There has recently been a lot of buzz about which direction solar panels should face. It seems the initial conversation was prompted by a Pecan Street Inc. report that looked at output from real solar arrays and found those facing west tended to have better power output alignment with summer peak power demand – something different than maximum total annual energy production. Not long after, Greentech media ran an article titled “Are Solar Panels Facing the Wrong Direction?” that was reblogged/run/wired through other outlets including National Geographic, USA Today and others. Recently, the New York Times and Popular Science even purported that solar panels should face west, rather than south, to avoid unintended consequences. However, each of the above only considers the simplified case of west- or south-facing panels. Just like the amount of sun that a place receives, the answer is not the same everywhere.

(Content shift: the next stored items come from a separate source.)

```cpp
DQ_AI uint32_t read_lengths_wave(LdsW& L, uint32_t P, int nlen, int ndist, uint32_t endbits,
                                 uint32_t hbase) {
  const uint32_t* hb = reinterpret_cast<const uint32_t*>(L.u.d.T);
  auto& H = L.u.d.x.h;
  const int lane = tid_fresh() & 63;
  const int total = nlen + ndist;
  int have = 0, prev = -1, entry = 0;
  for (uint32_t W0 = P;; W0 += 64) {
    if (W0 > endbits) {
      set_err(L, ST_OVERREAD);
      return W0;
    }
    const uint32_t p = W0 + (uint32_t)lane;
    const uint32_t wi = min((p >> 5) - hbase, (uint32_t)HB_WORDS - 2);
    const uint32_t v = (uint32_t)((((uint64_t)hb[wi + 1] << 32) | hb[wi]) >> (p & 31));
    const uint32_t ent = H.clt[v & 127];
    const uint32_t cl = ent & 7, sy = ent >> 3;
    const uint32_t ex = sy == 16 ? 2u : sy == 17 ? 3u : sy == 18 ? 7u : 0u;
    const int xv = (int)((v >> cl) & ((1u << ex) - 1));
    const int rep = sy < 16 ? 1 : sy == 16 ? 3 + xv : sy == 17 ? 3 + xv : 11 + xv;
    const int adv = cl ? (int)(cl + ex) : 0;
    int J[6];
    J[0] = adv ? min(lane + adv, 64) : lane;
#pragma unroll
    for (int k = 1; k < 6; k++) {
      const int y = __shfl(J[k - 1], J[k - 1] & 63, 64);
      J[k] = J[k - 1] >= 64 ? 64 : y;
    }
    int pk = entry;
#pragma unroll
    for (int k = 0; k < 6; k++) {
      const int y = __shfl(J[k], pk & 63, 64);
      if ((lane >> k) & 1) pk = pk >= 64 ? 64 : y;
    }
    const bool onp = pk < 64;
    const int src = pk & 63;
    const int s_rep = __shfl(rep, src, 64), s_adv = __shfl(adv, src, 64);
    const int s_sy = __shfl((int)sy, src, 64);
    const int pprev = __shfl_up(pk, 1, 64);
    const bool real = onp && (lane == 0 || pprev != pk);
    const bool bad = real && s_adv == 0;
    const int r = real && !bad ? s_rep : 0;
    const int incl = wave_incl_scan(r, lane);
    const int key = wave_incl_max(real && !bad && s_sy != 16 ? ((lane + 1) << 5) | (s_sy < 16 ? s_sy : 0) : 0);
    const int kprev = __shfl_up(key, 1, 64);
    const int before = lane == 0 ? 0 : kprev;
    const int val = s_sy < 16 ? s_sy : s_sy == 16 ? (before > 0 ? (before & 31) : prev) : 0;
    const bool take = real && have + incl - r < total;
    if (__any((take && bad) || (take && s_sy == 16 && val < 0) || (take && have + incl > total))) {
      set_err(L, ST_BAD_TABLE);
      return W0;
    }
    if (take && val != 0)
      for (int i = have + incl - r; i < have + incl; i++) H.lens[i < nlen ? i : 288 + i - nlen] = (uint8_t)val;
    const uint64_t tk = __ballot(take);
    const int lastk = tk ? 63 - (int)__clzll(tk) : -1;
    if (lastk >= 0 && __shfl(have + incl, lastk, 64) >= total) {
      __builtin_amdgcn_wave_barrier();
      return W0 + (uint32_t)__shfl(pk + s_adv, lastk, 64);
    }
    const uint64_t rm = __ballot(real);
    const int lastr = rm ? 63 - (int)__clzll(rm) : -1;
    if (lastr < 0 || __shfl((int)bad, lastr, 64)) {
      set_err(L, ST_BAD_TABLE);
      return W0;
    }
    have = __shfl(have + incl, lastr, 64);
    const int kl = __shfl(key, 63, 64);
    prev = kl > 0 ? (kl & 31) : prev;
    entry = __shfl(pk + s_adv, lastr, 64) - 64;
  }
}

DQ_AI void build_tables_wave(LdsW& L, int nlen, int ndist) {
  const int lane = tid_fresh() & 63;
  auto& H = L.u.d.x.h;
  if (lane < 32) {
    H.cnt[lane] = 0;
    H.run[lane] = 0;
  }
  __builtin_amdgcn_wave_barrier();
  for (int k = lane; k < 320; k += 64) {
    const bool isl = k < 288;
    const int len = isl ? (k < nlen ? H.lens[k] : 0) : (k - 288 < ndist ? H.lens[k] : 0);
    if (len) atomicAdd(&H.cnt[(isl ? 0 : 16) + len], 1);
  }
  __builtin_amdgcn_wave_barrier();
  __builtin_amdgcn_fence(__ATOMIC_SEQ_CST, "wavefront");
  int e = 0;
  {
    const int l = lane & 15;
    const bool in = lane < 32 && l >= 1;
    const int c = in ? H.cnt[lane] : 0;
    int offi = wave_incl_scan(c, lane);
    const int tt = in ? c << (16 - l) : 0;
    int cs = wave_incl_scan(tt, lane);
    const int base_o = __shfl(offi, 15, 64), base_c = __shfl(cs, 15, 64);
    if (lane >= 16) {
      offi -= base_o;
      cs -= base_c;
    }
    const int code = in ? (int)((uint32_t)(cs - tt) >> (16 - l)) : 0;
    const int left = in ? (1 << l) - (code + c) : 0;
    const bool isd = lane >= 16;
    HuffCanon& h = isd ? L.u.d.hd : L.u.d.hl;
    uint16_t* end = isd ? L.u.d.dend : L.u.d.lend;
    const int R = isd ? DR : LR;
    if (lane < 32) {
      h.first[l] = (uint16_t)code;
      h.count[l] = (uint16_t)c;
      h.offs[l] = (uint16_t)(offi - c);
      if (in && l <= R) end[l] = (uint16_t)((code + c) << (R - l));
    }
    const uint64_t over = __ballot(in && left < 0);
    const uint64_t used = __ballot(c > 0);
    const int left15l = __shfl(left, 15, 64), left15d = __shfl(left, 31, 64);
    const uint64_t ul = used & 0xffffull, ud = (used >> 16) & 0xffffull;
    const int maxll = ul ? 63 - __clzll(ul) : 0, maxld = ud ? 63 - __clzll(ud) : 0;
    if (over) e = ST_BAD_TABLE;
    if (maxll > 0 && left15l > 0 && maxll != 1) e = ST_BAD_TABLE;
    if (maxld > 0 && left15d > 0 && maxld != 1) e = ST_BAD_TABLE;
    const int ql0 = __shfl(offi, LR, 64), qln = __shfl(offi, 15, 64);
    const int qd0 = __shfl(offi, 16 + DR, 64), qdn = __shfl(offi, 31, 64);
    if (lane == 0) L.misc[M_SLOW] = (qln > ql0 || qdn > qd0) ? 1 : 0;
  }
  if (e) {
    if (lane == 0) set_err(L, e);
    return;
  }
  __builtin_amdgcn_wave_barrier();
  const uint64_t below = lanes_below(lane);
  for (int k0 = 0; k0 < 320; k0 += 64) {
    const int k = k0 + lane;
    const bool isl = k < 288;
    const int sym = isl ? k : k - 288;
    const int len = k < 320 ? (isl ? (k < nlen ? H.lens[k] : 0) : (sym < ndist ? H.lens[k] : 0)) : 0;
    const int key = (isl ? 0 : 16) + len;
    uint64_t peers = ~0ull;
#pragma unroll
    for (int bt = 0; bt < 5; bt++) {
      const uint64_t bl = __ballot((key >> bt) & 1);
      peers &= ((key >> bt) & 1) ? bl : ~bl;
    }
    const int run0 = H.run[key];
    const int rank = run0 + __popcll(peers & below);
    __builtin_amdgcn_wave_barrier();
    if (len && (peers >> lane) == 1ull) H.run[key] = run0 + __popcll(peers);
    if (len) {
      const HuffCanon& hh = isl ? L.u.d.hl : L.u.d.hd;
      const int q = hh.offs[len] + rank;
      if (isl) L.u.d.lent[q] = ent_ll((uint32_t)sym, (uint32_t)len);
      else L.u.d.dent[q] = ent_d((uint32_t)sym, (uint32_t)len);
    }
    __builtin_amdgcn_wave_barrier();
  }
  __builtin_amdgcn_wave_barrier();
  const bool lslow = L.u.d.hl.count[11] + L.u.d.hl.count[12] + L.u.d.hl.count[13] +
                         L.u.d.hl.count[14] + L.u.d.hl.count[15] > 0;
  const bool dslow = L.u.d.hd.count[9] + L.u.d.hd.count[10] + L.u.d.hd.count[11] + L.u.d.hd.count[12] +
                         L.u.d.hd.count[13] + L.u.d.hd.count[14] + L.u.d.hd.count[15] > 0;
#if DQ_ROOT_REG
  const RootEnds<LR> le = root_ends<LR>(L.u.d.lend);
  const RootEnds<DR> de = root_ends<DR>(L.u.d.dend);
#endif
  for (int i = lane; i < (1 << LR); i += 64) {
#if DQ_ROOT_REG
    const uint16_t v = root_entry_r<LR>(L.u.d.hl, le, L.u.d.lent, bitrev((uint32_t)i, LR));
#else
    const uint16_t v = root_entry<LR>(L, L.u.d.hl, L.u.d.lend, L.u.d.lent, bitrev((uint32_t)i, LR));
#endif
    L.u.d.T[i] = v ? v : lslow ? E_SLOW : (uint16_t)(LL_BAD | 1u);
  }
  for (int i = lane; i < (1 << DR); i += 64) {
#if DQ_ROOT_REG
    const uint16_t v = root_entry_r<DR>(L.u.d.hd, de, L.u.d.dent, bitrev((uint32_t)i, DR));
#else
// ... 553 lines not shown
```

Baseline: 179.9.

## Resolve back-reference pointers four at a time with packed LDS stores

```diff
diff --git a/disq_amd/csrc/dq_inflate3.hip b/disq_amd/csrc/dq_inflate3.hip
--- a/disq_amd/csrc/dq_inflate3.hip
+++ b/disq_amd/csrc/dq_inflate3.hip
@@ -31,6 +31,9 @@
 #endif
 #ifndef DQ_RES_G
 #define DQ_RES_G 1
+#endif
+#ifndef DQ_RES_QUAD
+#define DQ_RES_QUAD 1
 #endif
 constexpr int RES_NXT = DQ_RES_NB * DQ_RES_G * WG;
 constexpr int NCARRY = (65536 + RES_NXT - 1) / RES_NXT + 1;
@@ -1257,10 +1260,79 @@
   constexpr bool CSTEP = (DQ_CSTEP != 0 && G > 1) || CH % 512 != 0;
   static_assert(BATCH <= RES_NXT, "the batch's next-pointers fit the resolve scratch");
   static_assert((65536 + BATCH - 1) / BATCH <= NCARRY, "one carry slot per batch");
+  static_assert(CSTEP || CH / 512 <= G, "the G ordered steps of a chunk cover it");
+  constexpr bool QUAD = G == 4 && DQ_RES_QUAD != 0;
+  constexpr bool HYB = G == 1 && NB == 4 && WG == 512 && !CSTEP && DQ_RES_QUAD != 0;
+  constexpr int GK = HYB ? 1 : NB, GCH = HYB ? BATCH : CH;
+  static_assert(!(QUAD || HYB) || offsetof(LdsI, u.r.nxt) % 8 == 0, "a group's next pointers are one 64-bit word");
+  constexpr bool INR = 65536 % BATCH == 0;
   uint16_t* nxt = L.u.r.nxt;
+  auto pack16 = [](int32_t lo, int32_t hi) {
+    return __builtin_amdgcn_perm((uint32_t)hi, (uint32_t)lo, 0x05040100u);
+  };
+  auto med3 = [](int32_t a, int32_t b, int32_t c) { return max(min(a, b), min(max(a, b), c)); };
+  auto store_nxt4 = [&](int off, uint32_t lo, uint32_t hi) {
+    const uint2 v = make_uint2(lo, hi);
+    __builtin_memcpy(__builtin_assume_aligned(nxt + off, 8), &v, 8);
+  };
   auto first_hop = [&](int32_t b0, int32_t cms, uint32_t cdesc, int32_t* fr, int32_t* xs,
                        bool& pending) {
     pending = false;
+    if constexpr (QUAD || HYB) {
+#pragma unroll
+      for (int k = 0; k < GK; k++) {
+        const int32_t g0 = b0 + k * GCH + 4 * t;
+        const int w = INR ? g0 >> 6 : min(g0 >> 6, 1023);
+        DQ_CHK(w >= 0 && w < 1024, CHK_K2_LAST);
+        const uint64_t m = bm64[w];
+        const int32_t ls = w ? (int32_t)zx16(L.u.r.last_start[w - 1]) : 0xffff;
+        const uint32_t bit = (uint32_t)g0 & 60u;
+        const uint64_t below = m & ~(~0ull << bit);
+        const int32_t prev = below ? (g0 | 63) - (int32_t)__clzll(below) : ls;
+        const uint32_t nib = (uint32_t)(m >> bit) & 15u;
+        DQ_CHK(g0 >= rsize || ((0x0317u >> nib) & 1u), CHK_K2_BM);
+        const bool hasB = nib != 0;
+        const int32_t A = (nib & 1u) ? g0 : prev;
+        const int32_t Bs = hasB ? g0 + 31 - (int32_t)__clz(nib) : A;
+        const uint32_t ldA = load_desc(L, sh + (INR ? A : min(A, 65535)));
+        const uint32_t ldB = load_desc(L, sh + (INR ? Bs : min(Bs, 65535)));
+        const uint32_t dA = A < b0 ? cdesc : ldA;
+        const uint32_t dB = hasB ? ldB : dA;
+        const int32_t D1A = (int32_t)(dA & 0x7fff), D1B = (int32_t)(dB & 0x7fff);
+        const int32_t remA = A == 0xffff ? 0 : rsize - A;
+        const int32_t limA = med3(remA, 0, (int32_t)(dA >> 15) + 3);
+        const int32_t limB = med3(hasB ? rsize - Bs : remA, 0, (int32_t)(dB >> 15) + 3);
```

A recent research paper published (by me! et al.) in the journal Solar Energy took a comprehensive look at this exact question. We built a model of a generic solar panel and calculated its output for every possible placement, including orientation (like the face of a clock with 12 as north and 6 as south) and tilt (from 0 degrees, or flat on the ground, to 45 degrees). Then, we repeated the calculation for over 1000 different locations across the United States. This analysis allowed us to calculate the total energy produced for any given location (using Typical Meteorological Year data) and any given placement. Because the model calculates solar power output for every hour of the year, that power output could also be multiplied by various different time-varying electricity prices. Figure 1 uses an example of the Texas electricity grid (ERCOT – the Electricity Reliability Council of Texas) to show how changing solar array placement can not only change the time that the array generates electricity, but how those changes relate to average wholesale electricity market prices (ERCOT SPP – ERCOT Settlement Point Prices).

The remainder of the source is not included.